Aktualisiert 14.11.2011 14:38

Nach AusrasterCristiano Ronaldo erklärt seinen Stinkefinger

Es war nicht die feine englische Art: Beim Training vor dem Barrage-Hinspiel auswärts gegen Bosnien-Herzegowina zeigte Cristiano Ronaldo der Meute den Mittelfinger. Nun folgen Erklärungsversuche.

von
mon

Cristiano Ronaldo und Co. werden am Flughafen von Sarajewo mit Messi-Rufen empfangen. (Video: YouTube/carltonboydb)

Die Reise nach Bosnien-Herzegowina wird Cristiano Ronaldo nicht in besonders guter Erinnerung bleiben. Bereits bei der Ankunft am Flughafen von Sarajewo wurde er von zahlreichen gegnerischen Fans ausgebuht und mit Messi-Rufen provoziert. Im Abschlusstraining folgten Laserpointer-Attacken, die den Portugiesen in die Weissglut und zu einer Stinkefinger-Entgleisung trieben. Das Barrage-Hinspiel gegen den klaren Underdog endete schliesslich mit einer Nullnummer.

Mit etwas Abstand erklärt Ronaldo nun seinen Ausraster auf dem Trainingsplatz. «Jeder spricht schlecht über mich, aber warum kritisiert niemand die Laserpointer, die genau in mein Gesicht und in meine Augen gestrahlt wurden?», so der Portugiese vor den Medien. Die Fans hätten sich so verhalten «und ich reagierte eben auf meine Art und Weise».

Ronaldos Hang zum Mittelfinger

Seine Art und Weise - das war der Stinkefinger.
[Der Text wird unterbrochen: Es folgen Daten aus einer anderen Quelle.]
## Specialize critic (NOUT=1) gradient path with register weights and 4x4 MFMA outer products

```diff
diff --git a/radiation_ppo_amd/csrc/rs_ppo_grad2.hpp b/radiation_ppo_amd/csrc/rs_ppo_grad2.hpp
--- a/radiation_ppo_amd/csrc/rs_ppo_grad2.hpp
+++ b/radiation_ppo_amd/csrc/rs_ppo_grad2.hpp
@@ -125,13 +125,13 @@
     auto dma_scal = [&](int g) {
         const int m0 = g * 32;
         const int ms = min(m0 + c, M - 1);
-        {
+        if constexpr (NOUT == 8) {
             const int mi = min(m0 + (lane >> 1), M - 1);
             const int* src = reinterpret_cast<const int*>(B.act) + 2 * (size_t)mi + (lane & 1);
             __builtin_amdgcn_global_load_lds((const __attribute__((address_space(1))) void*)src,
                                              (__attribute__((address_space(3))) void*)(xsc), 4, 0, 0);
         }
-        {
+        if constexpr (NOUT == 8) {
             const float* src = (h ? B.logp_old : B.adv) + ms;
             __builtin_amdgcn_global_load_lds((const __attribute__((address_space(1))) void*)src,
                                              (__attribute__((address_space(3))) void*)(xsc + 64), 4, 0, 0);
@@ -146,6 +146,15 @@
         const int g0 = wave_g < groups ? wave_g : groups - 1;
         dma_rows(g0);
         dma_scal(g0);
+    }
+    float w3v[NOUT == 1 ? 32 : 1], db2r[2] = {0.0f, 0.0f};
+    if constexpr (NOUT == 1) {
+        const float4* wrow = reinterpret_cast<const float4*>(W.w3h + h * 32);
+#pragma unroll
+        for (int b = 0; b < 8; ++b) {
+            const float4 t = wrow[b];
+            w3v[4 * b + 0] = t.x; w3v[4 * b + 1] = t.y; w3v[4 * b + 2] = t.z; w3v[4 * b + 3] = t.w;
+        }
     }
     RS_STAMP_DECL
     for (int trip = 0; trip < trips; ++trip) {
@@ -230,7 +239,13 @@
             for (int r = 0; r < 16; ++r) H2[it][r] = rs_tanh_scaled(H2[it][r]);
         RS_STAMP(4);
         float out[NOUT];
-        {
+        if constexpr (NOUT == 1) {
+            float pacc = 0.0f;
+#pragma unroll
+            for (int q = 0; q < 32; ++q) pacc = fmaf(w3v[q], H2[q >> 4][q & 15], pacc);
+            const float q = rs_other_half(pacc, h);
+            out[0] = (h ? (q + pacc) : (pacc + q)) + W.b3[0];
+        } else {
             float pacc[NOUT];
 #pragma unroll
             for (int o = 0; o < NOUT; ++o) pacc[o] = 0.0f;
@@ -306,6 +321,36 @@
         RS_STAMP(6);
 
         float* Dz = xraw;
+        if constexpr (NOUT == 1) {
+            constexpr int T4 = 36;
+            float* zrow = xraw + 96;
+            float* ones = xraw + 160;
+            zrow[32 * h + c] = h ? sq[0] : dz[0];
+            ones[c] = 1.0f;
+            float4 av[8];
+#pragma unroll
+            for (int hf = 0; hf < 2; ++hf) {
+                rs_wave_sync();
+#pragma unroll
+                for (int r = 0; r < 16; ++r) Pt[rs_kappa(r, h) * T4 + c] = H2[hf][r];
+                rs_wave_sync();
+                if (hf == 0) {
+#pragma unroll
+                    for (int q = 0; q < 8; ++q) av[q] = *reinterpret_cast<const float4*>(zrow + 32 * (lane & 1) + 4 * q);
+                }
+                const float* brow = (hf == 0 && h) ? ones : Pt + c * T4;
+                float4 bv[8];
+#pragma unroll
+                for (int q = 0; q < 8; ++q) bv[q] = *reinterpret_cast<const float4*>(brow + 4 * q);
+#pragma unroll
+                for (int q = 0; q < 8; ++q) {
+                    acc3[hf] = __builtin_amdgcn_mfma_f32_4x4x1f32(av[q].x, bv[q].x, acc3[hf], 0, 0, 0);
+                    acc3[hf] = __builtin_amdgcn_mfma_f32_4x4x1f32(av[q].y, bv[q].y, acc3[hf], 0, 0, 0);
+                    acc3[hf] = __builtin_amdgcn_mfma_f32_4x4x1f32(av[q].z, bv[q].z, acc3[hf], 0, 0, 0);
+                    acc3[hf] = __builtin_amdgcn_mfma_f32_4x4x1f32(av[q].w, bv[q].w, acc3[hf], 0, 0, 0);
+                }
+            }
+        } else {
         if (h == 0) {
 #pragma unroll
             for (int o = 0; o < NOUT; ++o) Dz[o * RS_T2 + c] = dz[o];
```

Und diesen zeigte der 26-Jährige vor anderthalb Monaten schon den Fans von Racing Satander. Seine Erklärung damals: Er habe nur mit Teamkollege Pepe gescherzt. Wenige Tage zuvor hatte «CR7» bereits für Hohngelächter gesorgt, als er ebenfalls nach einer Begründung suchte, weshalb er auswärts in der Champions League bei Dynamo Zagreb den gegnerischen Anhängern den ausgestreckten Mittelfinger zeigte. Sie lautete damals: «Die Leute pfeifen, weil ich reich, schön und ein guter Fussballer bin.»
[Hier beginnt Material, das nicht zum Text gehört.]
template <typename T, int NREP, int WN, int CPS>
__global__ __launch_bounds__(512) void conv1_pk(const ConvParams p) {
    using vec = typename Tr<T>::vec;
    constexpr int VEC = Tr<T>::VEC, KC = Tr<T>::KC, ES = (int)sizeof(T);
    constexpr int NTB = WN * NREP;
    constexpr int WCH = NTB * 1024;
    constexpr unsigned OOB = 0x80000000u;
    constexpr bool FAST = !Tr<T>::F32;
    extern __shared__ __attribute__((aligned(16))) char smem[];

    const int tid = threadIdx.x, lane = tid & 63;
    const int wave = __builtin_amdgcn_readfirstlane(tid >> 6);
    const int nwm = p.TH;
    const int ncomp = nwm * WN;
    const int nld = (int)(blockDim.x >> 6) - ncomp;
    const int D = p.pk_depth;
    const int tile_px = nwm * 80;
    const int img_bytes = tile_px * 64;
    const int stage_bytes = img_bytes * CPS;
    const int npieces = tile_px / 16;
    const int wbuf_off = D * stage_bytes;
    const int dummy_off = wbuf_off + (p.pk_wstat ? p.nchunks : D * CPS) * WCH;
    const int spt = (p.nchunks + CPS - 1) / CPS;
    const int bias_off = dummy_off + 1024;
    const unsigned lds0 = (unsigned)(size_t)(__attribute__((address_space(3))) char*)smem;
    const int nt0 = blockIdx.y * NTB;
    const int total_px = p.B * p.Hout * p.Wout;

    for (int i = tid; i < NTB * 16; i += (int)blockDim.x) ((float*)(smem + bias_off))[i] = p.bias[nt0 * 16 + i];
    __syncthreads();

    int t, tend, tstride;
    if (p.pk_xcd) {
        const int per = (p.pk_tiles + 7) >> 3, k = blockIdx.x & 7;
        t = k * per + (int)(blockIdx.x >> 3);
        tend = min((k + 1) * per, p.pk_tiles);
        tstride = (int)(gridDim.x >> 3);
    } else {
        t = blockIdx.x; tend = p.pk_tiles; tstride = (int)gridDim.x;
    }
    if (t >= tend) return;
    const int ntiles_mine = (tend - t + tstride - 1) / tstride;
    const int nsteps = ntiles_mine * spt;

    if (wave >= ncomp) {
        const int lw = wave - ncomp;
        const int q = (lane & 3) ^ (((lane >> 4) & 1) << 1);
        const int cvalid = (p.Cin - q * VEC + KC - 1) / KC;
        const __amdgpu_buffer_rsrc_t rsA = __builtin_amdgcn_make_buffer_rsrc((void*)p.in, 0, (int)p.in_bytes, 0x00020000);
        const __amdgpu_buffer_rsrc_t rsB = __builtin_amdgcn_make_buffer_rsrc((void*)p.wpk, 0, (int)p.wpk_bytes, 0x00020000);
        const int ppl = (npieces + nld - 1) / nld;
        const int wpl = p.pk_wstat ? 0 : (NTB + nld - 1) / nld;
        const int per_step = CPS * (ppl + wpl);
        const __amdgpu_buffer_rsrc_t rsA2 = __builtin_amdgcn_make_buffer_rsrc((void*)p.in2, 0, (int)p.in2_bytes, 0x00020000);
        unsigned vo1[PK1_MAXP], vo2[PK1_MAXP];
        int cur_ti = -1;
        auto issue = [&](int s) {
            const int ti = s / spt, cs = s - ti * spt;
            if (ti != cur_ti) {
                cur_ti = ti;
                const int pix0 = (t + ti * tstride) * tile_px;
                const int hw = p.Hout * p.Wout;
#pragma unroll
                for (int u = 0; u < PK1_MAXP; ++u) {
                    const int piece = lw + u * nld;
                    const int px = pix0 + piece * 16 + (lane >> 2);
                    const bool ok = piece < npieces && px < total_px;
                    vo1[u] = ok ? (unsigned)((px * p.in_ld + p.in_coff + q * VEC) * ES) : OOB;
                    vo2[u] = OOB;
                    if (p.up_C > 0 && ok) {
                        const int bb = px / hw, r = px - bb * hw;
                        const int y = r / p.Wout, x = r - y * p.Wout;
                        const int px2 = (bb * (p.Hout >> 1) + (y >> 1)) * (p.Wout >> 1) + (x >> 1);
                        vo2[u] = (unsigned)((px2 * p.in2_ld + p.in2_coff + q * VEC) * ES);
                    }
                }
            }
            const int slot = s % D;
#pragma unroll
            for (int cc = 0; cc < CPS; ++cc) {
                const int c = cs * CPS + cc;
                const bool live = c < p.nchunks;
                const bool qok = c < cvalid && live;
                const bool from_up = c * KC < p.up_C;
                const unsigned dst = lds0 + slot * stage_bytes + cc * img_bytes;
#pragma unroll
                for (int u = 0; u < PK1_MAXP; ++u) {
                    if (u >= ppl) break;
                    const int piece = lw + u * nld;
                    const unsigned vo = qok ? (from_up ? vo2[u] : vo1[u]) : OOB;
                    const unsigned ld = piece < npieces ? dst + piece * 1024 : lds0 + dummy_off;
                    if (from_up) dma16(rsA2, vo, (unsigned)(c * KC * ES), ld);
                    else dma16(rsA, vo, (unsigned)(c * KC * ES), ld);
                }
                if (wpl) {
                    const unsigned src = (unsigned)(((size_t)(live ? c : 0) * p.ntiles_n + nt0) * 1024);
                    const unsigned wd = lds0 + wbuf_off + (slot * CPS + cc) * WCH;
                    for (int u = 0; u < wpl; ++u) {
                        const int f = lw + u * nld;
                        dma16(rsB, (f < NTB && live) ? (unsigned)lane * 16u : OOB, src + f * 1024, f < NTB ? wd + f * 1024 : lds0 + dummy_off);
                    }
                }
            }
        };
        if (p.pk_wstat) {
            for (int f = lw; f < p.nchunks * NTB; f += nld) {
                const int c = f / NTB, n = f - c * NTB;
                dma16(rsB, (unsigned)lane * 16u, (unsigned)(((size_t)c * p.ntiles_n + nt0 + n) * 1024), lds0 + wbuf_off + f * 1024);
            }
        }
        const int ahead = min(D - 1, nsteps);
        for (int s = 0; s < ahead; ++s) issue(s);
        for (int s = 0; s < nsteps; ++s) {
            const int inflight = min(D - 2, nsteps - 1 - s);
            WaitVm<63>::go(min(63, inflight * per_step));
            __builtin_amdgcn_s_barrier();
            if (s + D - 1 < nsteps) issue(s + D - 1);
        }
        return;
    }

    const int wn = wave % WN, wm = wave / WN;
    int xa[MREP];
#pragma unroll
    for (int m = 0; m < MREP; ++m) {
        const int sl = wm * 80 + m * 16 + (lane & 15);
        xa[m] = (sl * 64 + (lane >> 4) * 16) ^ ((sl & 4) << 3);
    }
    const __amdgpu_buffer_rsrc_t rsO = __builtin_amdgcn_make_buffer_rsrc(p.out, 0, (int)p.out_bytes, 0x00020000);
    const bool fast_epi = !p.scalar_store && !p.out_f32 && !p.deconv_c && !p.has_res &&
                          (sizeof(T) != 2 || NREP % 2 || (p.Cout & 7) == 0);
    const int crun = (nt0 + wn * NREP) * 16 + (lane >> 4) * 4 * NREP;
    int s = 0;
    for (int ti = 0; ti < ntiles_mine; ++ti) {
        f32x4 acc[MREP][NREP];
#pragma unroll
        for (int m = 0; m < MREP; ++m)
#pragma unroll
            for (int n = 0; n < NREP; ++n) acc[m][n] = (f32x4){0.f, 0.f, 0.f, 0.f};
        for (int cs = 0; cs < spt; ++cs, ++s) {
            __builtin_amdgcn_s_barrier();
            asm volatile("" ::: "memory");
            const int slot = s % D;
            const int ncc = min(CPS, p.nchunks - cs * CPS);
            if constexpr (Tr<T>::H2) {
                constexpr int NU = CPS * NREP;
                const int nu = ncc * NREP;
                auto wptr = [&](int u) -> const char* {
                    const int cc = u / NREP, n = u - cc * NREP;
                    return smem + wbuf_off + (p.pk_wstat ? cs * CPS + cc : slot * CPS + cc) * WCH + (wn * NREP + n) * 1024 + lane * 16;
                };
                u32x4 wraw[2], wh[2], wl[2];
                h2x4 x[2][MREP];
                wraw[0] = *(const u32x4*)wptr(0);
                if (nu > 1) wraw[1] = *(const u32x4*)wptr(1);
#pragma unroll
                for (int m = 0; m < MREP; ++m) x[0][m] = *(const h2x4*)(smem + slot * stage_bytes + xa[m]);
#pragma unroll
                for (int i = 0; i < 4; ++i) { wh[0][i] = __builtin_amdgcn_perm(wraw[0][i], wraw[0][i], 0x01000100u); wl[0][i] = wraw[0][i] >> 16; }
#pragma unroll
                for (int u = 0; u < NU; ++u) {
                    if (u < nu) {
                        const int cc = u / NREP, n = u % NREP, cur = u & 1, nxt = cur ^ 1;
                        if (n == 0 && cc + 1 < CPS && cc + 1 < ncc) {
#pragma unroll
                            for (int m = 0; m < MREP; ++m) x[(cc + 1) & 1][m] = *(const h2x4*)(smem + slot * stage_bytes + (cc + 1) * img_bytes + xa[m]);
                        }
                        u32x4 wnext = wraw[nxt];
                        if (u + 2 < nu) wraw[cur] = *(const u32x4*)wptr(u + 2);
                        __builtin_amdgcn_sched_barrier(0);
#pragma unroll
                        for (int j = 0; j < 2 * MREP; ++j) {
                            const int m = j >> 1;
                            acc[m][n] = __builtin_amdgcn_mfma_f32_16x16x32_f16(__builtin_bit_cast(half8, (j & 1) ? wl[cur] : wh[cur]),
                                                                               __builtin_bit_cast(half8, x[cc & 1][m].u), acc[m][n], 0, 0, 0);
                            if (j < 8 && u + 1 < nu) {
                                const int i = j & 3;
                                if (j < 4) wh[nxt][i] = __builtin_amdgcn_perm(wnext[i], wnext[i], 0x01000100u);
                                else wl[nxt][i] = wnext[i] >> 16;
                                __builtin_amdgcn_sched_group_barrier(0x008, 1, 0);
                                __builtin_amdgcn_sched_group_barrier(0x002, 1, 0);
                            }
                        }
                        __builtin_amdgcn_sched_barrier(0);
                    }
                }
            } else {
#pragma unroll
                for (int cc = 0; cc < CPS; ++cc) {
                    if (cc < ncc) {
                        const int c = cs * CPS + cc;
                        const char* sx = smem + slot * stage_bytes + cc * img_bytes;
                        const char* sw = smem + wbuf_off + (p.pk_wstat ? c : slot * CPS + cc) * WCH + wn * (NREP * 1024) + lane * 16;
                        vec w[NREP];
#pragma unroll
                        for (int n = 0; n < NREP; ++n) w[n] = *(const vec*)(sw + n * 1024);
                        vec x[MREP];
#pragma unroll
                        for (int m = 0; m < MREP; ++m) x[m] = *(const vec*)(sx + xa[m]);
#pragma unroll
                        for (int m = 0; m < MREP; ++m)
#pragma unroll
                            for (int n = 0; n < NREP; ++n) acc[m][n] = mma(w[n], x[m], acc[m][n]);
                    }
                }
            }
        }
        const int pix0 = (t + ti * tstride) * tile_px + wm * 80;
        if (fast_epi) {
            const char* sb = smem + bias_off + (wn * NREP * 16 + (lane >> 4) * 4 * NREP) * 4;
            f32x4 bias_r[NREP];
#pragma unroll
            for (int n = 0; n < NREP; ++n) bias_r[n] = *(const f32x4*)(sb + n * 16);
#pragma unroll
            for (int m = 0; m < MREP; ++m) {
                const int opix = pix0 + m * 16 + (lane & 15);
                const bool pv = opix < total_px;
                const unsigned ob = (unsigned)((opix * p.out_ld + p.out_coff + crun) * ES);
                f32x4 v[NREP];
#pragma unroll
                for (int n = 0; n < NREP; ++n) {
                    v[n] = acc_bias<T>(acc[m][n], bias_r[n], p.alpha);
                    if (p.act) v[n] = silu4<FAST>(v[n]);
                }
                if constexpr (sizeof(T) == 2 && NREP % 2 == 0) {
#pragma unroll
                    for (int n = 0; n < NREP; n += 2) {
                        half8 hv;
#pragma unroll
                        for (int j = 0; j < 4; ++j) { hv[j] = (half_t)v[n][j]; hv[4 + j] = (half_t)v[n + 1][j]; }
                        const bool cv = pv && crun + 4 * n + 8 <= p.Cout;
                        __builtin_amdgcn_raw_buffer_store_b128(__builtin_bit_cast(u32x4, hv), rsO, cv ? ob + n * 8 : OOB, 0u, 0);
                    }
                } else if constexpr (sizeof(T) == 2) {
                    typedef unsigned u32x2 __attribute__((ext_vector_type(2)));
#pragma unroll
                    for (int n = 0; n < NREP; ++n) {
                        half4 hv;
#pragma unroll
                        for (int j = 0; j < 4; ++j) hv[j] = (half_t)v[n][j];
                        const bool cv = pv && crun + 4 * n < p.Cout;
                        __builtin_amdgcn_raw_buffer_store_b64(__builtin_bit_cast(u32x2, hv), rsO, cv ? ob + n * 8 : OOB, 0u, 0);
                    }
                } else {
#pragma unroll
                    for (int n = 0; n < NREP; ++n) {
                        const bool cv = pv && crun + 4 * n < p.Cout;
                        __builtin_amdgcn_raw_buffer_store_b128(pack4<T>(v[n]), rsO, cv ? ob + n * 16 : OOB, 0u, 0);
                    }
                }
            }
        } else {
            int opy[MREP], opx[MREP];
            bool pvalid[MREP];
            const int hw = p.Hout * p.Wout;
            int bfr = 0;
#pragma unroll
            for (int m = 0; m < MREP; ++m) {
                const int opix = pix0 + m * 16 + (lane & 15);
                pvalid[m] = opix < total_px;
                const int oc = pvalid[m] ? opix : 0;
                const int bb = oc / hw, r = oc - bb * hw;
                opy[m] = r / p.Wout; opx[m] = r - opy[m] * p.Wout;
                opy[m] += bb * p.Hout;
            }
            conv_epilogue<T, NREP>(p, acc, pvalid, opy, opx, bfr, nt0, wn, lane);
        }
    }
}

Im Barrage-Hinspiel gegen Bosnien-Herzegowina konnte sich Cristiano Ronaldo übrigens trotz erneuter Laserpointer-Attacken zusammenreissen. Seine Begründung: «Ich versuchte, ruhig zu bleiben, denn ich wusste, dass ich vielleicht eine Strafe erhalte, wenn ich mich von den Fans provozieren lasse.» Das Rückspiel findet am Dienstag in Lissabon statt. Hier wird der Portugiese wohl keine Attacken zu befürchten haben, da sich vorwiegend eigene Fans im Stadion befinden werden.